Delirium tremens

Belladonna off to shaky start with Tremors

The basic ingredients for drama are not hard to come by. All you really need are two actors in front of a group of people, with everything else — music, props, stage, — being gravy. The audience itself may not even be necessary, but then you get into one of those Zen situations: If actors perform in a forest and there’s no one around to applaud, should they take a bow? The other crucial element, of course, is practice, practice, practice. The new young theater group Belladonna Repertory makes an ambitious debut with its production Tremors, an evening of one-acts staged at Lademacher Performing Arts Center at the Atlanta International School. Tremors proves that the Belladonna group has enthusiasm to spare but needs some more experience for their grasp to meet their reach.

Each of Tremors’ short plays are two-actor studies, beginning with Leonard Melfi’s “Birdbath.” Set in New York in the early 1960s, “Birdbath” depicts two wounded souls turning to each other, as blue-collar poet Frankie (Frederick Sheldon) brings home the anxiety-ridden usherette Velma (Jocelyn Kuritsky). The play alternates from the romantic to the sinister, and you’re never sure if Frankie will prove a rough-hewn gentleman or a date rapist. And Velma has surprises of her own.

Kuritsky nicely conveys Velma’s nervousness and uptight body language, chattering about how she’s never received a Valentine’s card and lives with her domineering mother. Nevertheless, this particular actress, who would not look out of place on a fashion runway, isn’t 100 percent convincing in an ugly duckling role.

The second play, “Something in the Basement,” takes as a jumping-off point the cliché that wives forever send their husbands out of bed to investigate night-time noises in the cellar. But in Don Nigro’s script, the marriage of Philip (Terence Vallelunga) and Mary (Tiffany Dyer) is especially fraught due to their inability to bear a child. Mary is frigid, brittle and sarcastic, nastily needling her husband at every opportunity.

“Basement” contains interesting insights into a strained marriage and has some effectively pointed dialogue. But while Vallelunga and Dyer make a credibly bickering couple, the action grows tedious and repetitive as the basement becomes a Freudian, metaphorical place, not so much a room in a house as the representation of the hidden side of the psyche.

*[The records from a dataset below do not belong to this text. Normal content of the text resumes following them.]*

+  for (bool first = true;; first = false) {
+    uint32_t n = 0u;
+    if (owner) {
+      uint32_t * slot = slots + kHoSlotWords * orank;
+      uint8_t * items = reinterpret_cast<uint8_t *>(slot + 4);
+      while (n < cap && cur.more()) items[n++] = static_cast<uint8_t>(cur.next());
+      slot[0] = lane | (n << 8);
+      slot[1] = __float_as_uint(cx0);
+      slot[2] = __float_as_uint(cy1);
+      slot[3] = __float_as_uint(cz2);
+    }
+    wave_lds_sync();
+    const uint32_t j = rank >> lper, c = rank & ((1u << lper) - 1u);
+    const uint32_t * os = slots + kHoSlotWords * (j < nlive ? j : 0u);
+    const uint32_t hdr = os[0];
+    const uint32_t nj = j < nlive ? hdr >> 8 : 0u;
+    const int dl = static_cast<int>(hdr & 63u) - static_cast<int>(lane);
+    const float hx = __uint_as_float(os[1]), hy = __uint_as_float(os[2]), hz = __uint_as_float(os[3]);
+    const uint32_t iw = os[4 + c];
+    ScanStage hs[kHoQuads];
+#pragma unroll
+    for (int u = 0; u < kHoQuads; ++u) {
+      const bool valid = static_cast<uint32_t>(kHoQuads) * c + static_cast<uint32_t>(u) < nj;
+      const uint32_t it = valid ? (iw >> (8 * u)) & 0xFFu : 0u;
+      const uint32_t o = it >> 3, q4 = (it & 7u) << 2;
+      const uint32_t e = list[static_cast<int>(o) * lds_stride + dl];
+      hs[u].ofs = lut4[o];
+      hs[u].quad = qbuckets[(e >> 5) * (kBucketStride / 4) + (it & 7u)];
+      hs[u].vcnt = valid ? static_cast<uint32_t>(min(max(static_cast<int>(e & 31u) - static_cast<int>(q4), 0), 4)) : 0u;
+      hs[u].pb = (o << 5) | q4;
+    }
+    if (first) {
+#pragma unroll
+      for (int u = 0; u < PIPE; ++u) {
+        n_scanned += stage[u].vcnt;
+        merge_quad<KK>(ck, kc, stage[u].quad, stage[u].ofs.x + cx0, cy1 - stage[u].ofs.y, stage[u].ofs.z + cz2, stage[u].pb, stage[u].vcnt);
+        stage[u].vcnt = 0u;
+      }
+    }
+    uint32_t hk[KK], hv = 0u;
+#pragma unroll
+    for (int i = 0; i < KK; ++i) hk[i] = 0xFFFFFFFFu;
+#pragma unroll
+    for (int u = 0; u < kHoQuads; ++u) {
+      hv += hs[u].vcnt;
+      merge_quad<KK>(hk, kc, hs[u].quad, hs[u].ofs.x + hx, hy - hs[u].ofs.y, hs[u].ofs.z + hz, hs[u].pb, hs[u].vcnt);
+    }
+    uint32_t * res = ho + RW * rank;
+#pragma unroll
+    for (int i = 0; i < KK; ++i) res[i] = hk[i];
+    res[KK] = hv;
+    wave_lds_sync();
+    if (owner) {
+      const uint32_t nch = (n + static_cast<uint32_t>(kHoQuads - 1)) / static_cast<uint32_t>(kHoQuads);
+      for (uint32_t h = 0; h < nch; ++h) {
+        const uint32_t * r = ho + RW * ((orank << lper) + h);
+        uint32_t o[KK];
+#pragma unroll
+        for (int i = 0; i < KK; ++i) o[i] = r[i];
+        n_scanned += r[KK];
+        merge_sorted<KK>(ck, o);
+      }
+    }
+    if (!__any(static_cast<int>(owner && cur.more()))) break;
+    wave_lds_sync();
+  }
+}
+
 template <int CTRL>
 __device__ __forceinline__ uint32_t quad_pull(uint32_t v)
 {
@@ -299,11 +450,7 @@
   uint32_t o[8];
 #pragma unroll
   for (int i = 0; i < 8; ++i) o[i] = quad_pull<CTRL>(ck[7 - i]);
-#pragma unroll
-  for (int i = 0; i < 8; ++i) ck[i] = min(ck[i], o[i]);
-  cmp_exch(ck[0], ck[4]); cmp_exch(ck[1], ck[5]); cmp_exch(ck[2], ck[6]); cmp_exch(ck[3], ck[7]);
-  cmp_exch(ck[0], ck[2]); cmp_exch(ck[1], ck[3]); cmp_exch(ck[4], ck[6]); cmp_exch(ck[5], ck[7]);
-  cmp_exch(ck[0], ck[1]); cmp_exch(ck[2], ck[3]); cmp_exch(ck[4], ck[5]); cmp_exch(ck[6], ck[7]);
+  merge8_reversed(ck, o);
 }
 template <int QL>
 __device__ __forceinline__ void group_merge8(uint32_t (&ck)[8])
@@ -359,10 +506,12 @@
 __device__ __forceinline__ uint32_t knn_query(const MapView & map, const double q0, const double q1, const double q2,
                                               int k, uint32_t * list, int lds_stride, const uint32_t * scan_lut,
                                               uint32_t (&bi)[K], double & dk, bool & fell_back, uint32_t & n_scanned,
-                                              unsigned long long * dbg = nullptr, KnnPoints<knn_survivors(K)> * fast = nullptr)
+                                              unsigned long long * dbg = nullptr, KnnPoints<knn_survivors(K)> * fast = nullptr,
+                                              uint32_t * ho = nullptr)
 {
   (void)dbg;
   (void)fast;
+  (void)ho;
   static_assert(QL == 1 || (FAST && knn_survivors(K) == 8), "several lanes per query: the k = 5 fast path's top-8 only");
   [[maybe_unused]] const uint32_t sub = QL > 1 ? (threadIdx.x & static_cast<uint32_t>(QL - 1)) : 0u;
   fell_back = false;
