# microsoft/crescent-credentials

Hardware: AMD Instinct MI355X
Metric: Groth16 proofs/sec (rs256-sd-shaped circuit, BN254), G1 MSM scalar-adds/sec reported alongside (higher is better)
Workload: dtype u32 limbs (BN254 Fq/Fr, 254-bit modular integers)

## Files before the change

crescent-credentials_amd/csrc/msm.hip:

```cpp
#include "msm.hpp"
#include "g2pair.hpp"

#include <chrono>
#include <cstring>
#include <type_traits>

namespace cg {

static constexpr int SCALAR_BITS = 255;

int msm_default_window(uint64_t n, bool precomputed) {
    double best = 1e300;
    int best_c = 4;
    for (int c = 4; c <= 22; ++c) {
        int W = (SCALAR_BITS + c - 1) / c;
        if ((double)W * (double)n >= 2147483648.0) continue;
        double buckets = (double)(1u << (c - 1)) * (precomputed ? 1 : W);
        if (buckets > (double)(1u << 24)) continue;
        double cost = (double)n * W * 12.0 + buckets * 2.0 * 16.0;
        if (cost < best) { best = cost; best_c = c; }
    }
    return best_c;
}

// ... 188 lines not shown
    if constexpr (I < N) {
        f(std::integral_constant<int, I>{});
        static_for<I + 1, N>(f);
    }
}
template <int C, class Fn>
__device__ __forceinline__ void for_each_digit_c(const uint32_t (&s)[8], Fn f) {
    constexpr int W = (SCALAR_BITS + C - 1) / C;
    constexpr uint32_t mask = (1u << C) - 1u, half = 1u << (C - 1);
    int hl = -1;
    uint32_t top = 0;
#pragma unroll
    for (int i = 0; i < 8; ++i) {
        hl = s[i] ? i : hl;
        top = s[i] ? s[i] : top;
    }
    if (hl < 0) return;
    const int topbit = hl * 32 + 31 - __clz((int)top);
    uint32_t carry = 0;
    bool live = true;
    static_for<0, W>([&](auto jc) __attribute__((always_inline)) {
        constexpr int j = decltype(jc)::value;
        constexpr int bit = C * j, lo = bit >> 5, sh = bit & 31;
        if (!live) return;
        if (bit > topbit && carry == 0) { live = false; return; }
        uint32_t w = 0;
        if constexpr (lo < 8) {
            if constexpr (sh == 0) w = s[lo];
            else if constexpr (lo + 1 < 8) w = __builtin_amdgcn_alignbit(s[lo + 1], s[lo], sh);
            else w = s[lo] >> sh;
        }
        const uint32_t raw = (w & mask) + carry;
        int32_t d;
        if (raw > half) { d = (int32_t)raw - (int32_t)(1u << C); carry = 1; }
        else { d = (int32_t)raw; carry = 0; }
        f(j, d);
    });
}

static constexpr int PART_MAX_BITS = 12;
static constexpr uint32_t PART_TILE = 4096;
static constexpr uint32_t PART_THREADS = 1024;
static constexpr uint32_t PART_CHUNK = 8192;
static constexpr uint32_t PART_PAD = 16;
enum { PLAN_N = 0, PLAN_L = 1, PLAN_T = 2, PLAN_NONZERO = 3, PLAN_CHUNKS = 4, PLAN_DONE = 5, PLAN_WORDS = 8 };

struct PartShape {
    uint32_t n;
    int c, W;
    int precomputed;
    uint32_t row_stride;
    int bits1, bits2;
    int staged;
};

__device__ __forceinline__ Fr load_scalar_or_zero(const Fr* __restrict__ scalars, uint32_t i, bool ok) {
    uint4 a = make_uint4(0u, 0u, 0u, 0u), b = a;
    if (ok) {
        const uint4* p = reinterpret_cast<const uint4*>(scalars + i);
        a = p[0];
        b = p[1];
    }
    Fr r;
    r.l[0] = a.x; r.l[1] = a.y; r.l[2] = a.z; r.l[3] = a.w;
    r.l[4] = b.x; r.l[5] = b.y; r.l[6] = b.z; r.l[7] = b.w;
    return r;
}

template <int C, class Fn>
__device__ __forceinline__ void for_each_entry(const PartShape& sh, const Fr& s, uint32_t i, Fn f) {
    const uint32_t nb = 1u << (sh.c - 1);
    auto emit = [&](int j, int32_t d) {
        if (d == 0) return;
        const uint32_t mag = (uint32_t)(d < 0 ? -d : d);
        const uint32_t sign = d < 0 ? 0x80000000u : 0u;
        if (sh.precomputed) f(mag - 1u, ((uint32_t)j * sh.row_stride + i) | sign);
        else f((uint32_t)j * nb + (mag - 1u), i | sign);
    };
    if constexpr (C > 0) for_each_digit_c<C>(s.l, emit);
    else for_each_digit(s.l, sh.c, sh.W, emit);
}

struct PlanArgs {
    uint32_t* start1;
    uint32_t* chunk0;
    uint32_t target_threads, min_L;
    int two_level;
};
__device__ __forceinline__ uint32_t block_exclusive_scan(uint32_t* sc, uint32_t n);
__device__ __forceinline__ void part_plan_block(int bits1, const PlanArgs& pa, const uint32_t* hist1, uint32_t* plan, uint32_t* lds);
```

Tremors features two short sketches identified as “commercial breaks,” both written by Jason Munger. “Here and There’s” telephone conversation proves a frivolous exercise in semantics (“If you’re there you can’t be here”), but “GoodBoxes” is a more amusing argument as to whether or not boxes are as good as human beings.

The final play, Tom Eyen’s “The White Whore & The Bit Player,” would be unendurable without its flashes of coarse comedy. It offers a dialogue between two women, black-clad Lauan Ivey and white-wearing Tiffany Dyer, who may or may not be the same person, confined in a mental institution. Eyen’s play may take inspiration from the breakdown of movie star Frances Farmer, with both women ranting about the vicissitudes of their show business careers.

“The White Whore” can be almost hilariously pretentious and self-conscious, with the actresses striking awkward poses, occasionally rolling their eyes skyward, crying to their mothers and spouting lines like, “Banging merrily against the penis-pendulum of time.” It contains some funny moments as they hark back to dreadful films about the Titanic and one titled The Pregnant Popette. But the two-bit religious imagery sinks the lively aspects, and even talk about “screwing” becomes boring after awhile.

The founders of Belladonna Repertory — Ivey, Dyer, Vallelunga and Kuritsky — each direct the different works and will benefit from the learning process of staging Tremors. Too often the production doesn’t tap the plays’ full possibilities for humor and tension, instead opting for standard-issue histrionics. The production has longer and more complicated set changes than it needs, and the plays are structured so that the intermission comes after well over an hour and a half.

The Lademacher Performing Arts Center is a relatively recent addition to the Atlanta International School, but proves a comfortable auditorium that’s small enough to maintain theatrical intimacy and a good place to see plays in the future. Tremors comes across as an apprenticeship production, but Belladonna Repertory has the potential to shake things up in the future.

Tremors plays through Aug. 13 at Lademacher Performing Arts Center, Atlanta International School, 2890 N. Fulton Drive, with performances at 8 p.m. Thurs.-Sat. and 7 p.m. Sun. $15. 404-870-5827.